Ruminant With A View

By Elizabeth Boleman-Herring

Katniss Wannabe Nation.
Katniss wannabe nation.

“Literally, if we took away the minimum wage—if conceivably it was gone—we could potentially virtually wipe out unemployment completely because we would be able to offer jobs at whatever level.”—Rep. Michele Bachmann (MN 6th District)

“Look, I’m in favor of shutting down the government and not raising the debt ceiling, but let’s not kid ourselves. Those are only half measures.  . . .  If we are really serious about stopping Obamacare, we’ll destroy the entire planet.”—Sen. Ted Cruz (R-Texas)

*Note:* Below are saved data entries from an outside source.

template <bool SMALL_X, int XF>
__device__ __forceinline__ void wgrad_smallk_mfma(const vae_wgrad_args& p, const vae_conv_geom& gs, int ntiles, float* __restrict__ sT) {
  const int tid = threadIdx.x, lane = tid & 63, wave = tid >> 6;
  const int lc = lane & 15, lg = lane >> 4;
  const int split = blockIdx.x;
  const int wide = SMALL_X ? p.M : p.N, narrow = SMALL_X ? p.N : p.M;
  const int cq = blockIdx.y * 128 + wave * 32 + lc * 2;
  const float* __restrict__ V = SMALL_X ? p.dY : p.X;
  const float* __restrict__ S = SMALL_X ? p.X : p.dY;
  const int ldv = SMALL_X ? p.ldy : p.g.Cs, lds_ = SMALL_X ? p.g.Cs : p.ldy;
  const int npixv = gs.B * gs.Ho * gs.Wo, hwv = gs.Ho * gs.Wo;
  const bool vbf = (SMALL_X ? p.y_bf16 : p.x_bf16) != 0;
  const unsigned esV = vbf ? 2u : 4u;
  const size_t vbytes = (size_t)npixv * ldv * esV;
  const auto rsV = VAE_BUF_RSRC(V, vbytes < BUF_MAX ? vbytes : BUF_MAX);
  const auto rsS = thin::narrow_rsrc(S, gs, lds_);

  for (int i = tid; i < (WM_ROWS - 36) * WM_LDT; i += NT) sT[36 * WM_LDT + i] = (SMALL_X && i < WM_LDT) ? 1.f : 0.f;

  f32x4 acc[3][2];
#pragma unroll
  for (int mb = 0; mb < 3; ++mb)
#pragma unroll
    for (int e = 0; e < 2; ++e) acc[mb][e] = f32x4{0.f, 0.f, 0.f, 0.f};
  f32x4 ssum = {0.f, 0.f, 0.f, 0.f};
  float sc[2] = {0.f, 0.f}, sh[2] = {0.f, 0.f};
  int xb = -1;

  auto load_v = [&](uint2 (&rv)[8], int mb_) {
#pragma unroll
    for (int k = 0; k < 8; ++k) {
      const int m = mb_ + 16 * (k >> 2) + (k & 3);
      const int eoff = neg_unless(m < npixv && cq < wide, m * ldv + cq);
      rv[k] = __builtin_bit_cast(uint2, __builtin_amdgcn_raw_buffer_load_b64(rsV, eoff >= 0 ? (unsigned)eoff * esV : BUF_OOB, 0, 0));
    }
  };
  const int trow = tid & (TP - 1), thalf = __builtin_amdgcn_readfirstlane(tid >> 7);
  f32x4 rt[WM_ITEMS];
  auto load_t = [&](int tile, bool valid) {
    int m = tile * TP + trow;
    asm volatile("" : "+v"(m));
#pragma unroll
    for (int i = 0; i < WM_ITEMS; ++i) {
      const int tap = 2 * i + thalf;
      rt[i] = thin::gather4(gs, rsS, lds_, narrow, hwv, m, tap, valid && tap < TAPS_MAX && m < npixv);
    }
  };
  auto store_t = [&]() {
#pragma unroll
    for (int i = 0; i < WM_ITEMS; ++i) {
      const int tap = 2 * i + thalf;
      if (tap < TAPS_MAX) {
#pragma unroll
        for (int s = 0; s < 4; ++s) sT[(tap * 4 + s) * WM_LDT + trow] = rt[i][s];
        if (!SMALL_X && tap == TAPS_MAX / 2) ssum += rt[i];
      }
    }
  };
  auto chunk = [&](const uint2 (&rv)[8], int c) {
#pragma unroll
    for (int h = 0; h < 2; ++h) {
      f32x4 fa[3];
#pragma unroll
      for (int mb = 0; mb < 3; ++mb) fa[mb] = *reinterpret_cast<const f32x4*>(&sT[(mb * 16 + lc) * WM_LDT + c * 32 + h * 16 + 4 * lg]);
#pragma unroll
      for (int j = 0; j < 4; ++j) {
        const uint2 r = rv[h * 4 + j];
        float v[2];
        v[0] = __builtin_bit_cast(float, vbf ? r.x << 16 : r.x);
        v[1] = __builtin_bit_cast(float, vbf ? r.x & 0xffff0000u : r.y);
        if (XF != VAE_XF_NONE) {
#pragma unroll
          for (int e = 0; e < 2; ++e) v[e] = thin::xform1<XF>(v[e], sc[e], sh[e], cq + e < wide);
        }
#pragma unroll
        for (int mb = 0; mb < 3; ++mb)
#pragma unroll
          for (int e = 0; e < 2; ++e) acc[mb][e] = __builtin_amdgcn_mfma_f32_16x16x4f32(fa[mb][j], v[e], acc[mb][e], 0, 0, 0);
      }
    }
  };

  const thin::TileRange tr = thin::tile_range(split, thin::tiles_per_part(ntiles, p.nsplit), ntiles);
  const int pofs = 4 * lg;
  uint2 rva[8], rvb[8];
  if (tr.beg < tr.end) {
    load_t(tr.beg, true);
    load_v(rva, tr.beg * TP + pofs);
  }
  for (int tile = tr.beg; tile < tr.end; ++tile) {
    int mb0 = tile * TP + pofs;
    asm volatile("" : "+v"(mb0));
    const bool more = tile + 1 < tr.end;
    __syncthreads();
    store_t();
    __syncthreads();
    load_t(tile + 1, more);
    if (XF != VAE_XF_NONE) {
      const int b = (tile * TP) / hwv;
      if (b != xb) {
        xb = b;
#pragma unroll
        for (int e = 0; e < 2; ++e) {
          sc[e] = (cq + e < wide) ? p.scale[(int64_t)b * p.g.Cs + cq + e] : 0.f;
          sh[e] = (cq + e < wide) ? p.shift[(int64_t)b * p.g.Cs + cq + e] : 0.f;
        }
      }
    }
    load_v(rvb, mb0 + 32);
    chunk(rva, 0);
    load_v(rva, mb0 + 64);
    chunk(rvb, 1);
    load_v(rvb, mb0 + 96);
    chunk(rva, 2);
    load_v(rva, more ? mb0 + TP : npixv);
    chunk(rvb, 3);
  }

  const thin::Slab sl = thin::slab_of(p, split, TAPS_MAX);
#pragma unroll
  for (int mb = 0; mb < 3; ++mb)
#pragma unroll
    for (int e = 0; e < 2; ++e)
#pragma unroll
      for (int r = 0; r < 4; ++r) {
        const int t = mb * 4 + lg, ch = cq + e;
        if (ch < wide) {
          if (t < TAPS_MAX && r < narrow) thin::slab_store<SMALL_X>(sl, ch, t, r, acc[mb][e][r]);
          if (SMALL_X && mb == 2 && r == 0 && lg == 1 && p.bias_partial) thin::bias_partial_row(p, split)[ch] = acc[mb][e][r];
        }
      }
  if (!SMALL_X && p.bias_partial && blockIdx.y == 0) {
    __syncthreads();
#pragma unroll
    for (int s = 0; s < 4; ++s) sT[s * NT + tid] = ssum[s];
    __syncthreads();
    if (tid < p.M) {
      float t = 0.f;
      for (int i = 0; i < NT; ++i) t += sT[tid * NT + i];
      thin::bias_partial_row(p, split)[tid] = t;
    }
  }
}
#define WG_BOUNDS __launch_bounds__(NT, 4)
#else
constexpr int WG_SI = TP * TAPS_MAX + 32;
#define WG_BOUNDS __launch_bounds__(NT)
#endif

“The idea that the Crusades and the fight of Christendom against Islam is somehow an aggression on our part is absolutely anti-historical. And that is what the perception is by the American Left who hates Christendom. . . . What I’m talking about is onward American soldiers. What we’re talking about are core American values?—Fmr. US Sen. Rick Santorum

“If I’d been required to identify the Ninth Amendment when I was in law school, or in the early years of practice, and if my life depended on it, I couldn’t tell you what the Ninth Amendment was.”—US Supreme Court Justice Antonin Scalia

Elizabeth Boleman-HerringTEANECK New Jersey—(Weekly Hubris)—10/14/2013—At some tipping point in the early 2000s, the country where I was born went South, round the bend, over the cliff, and out to lunch. I’m not sure precisely when we lost our way for good, but I know we’re now a nation of toddlers (by the toddlers, for the toddlers and of the toddlers).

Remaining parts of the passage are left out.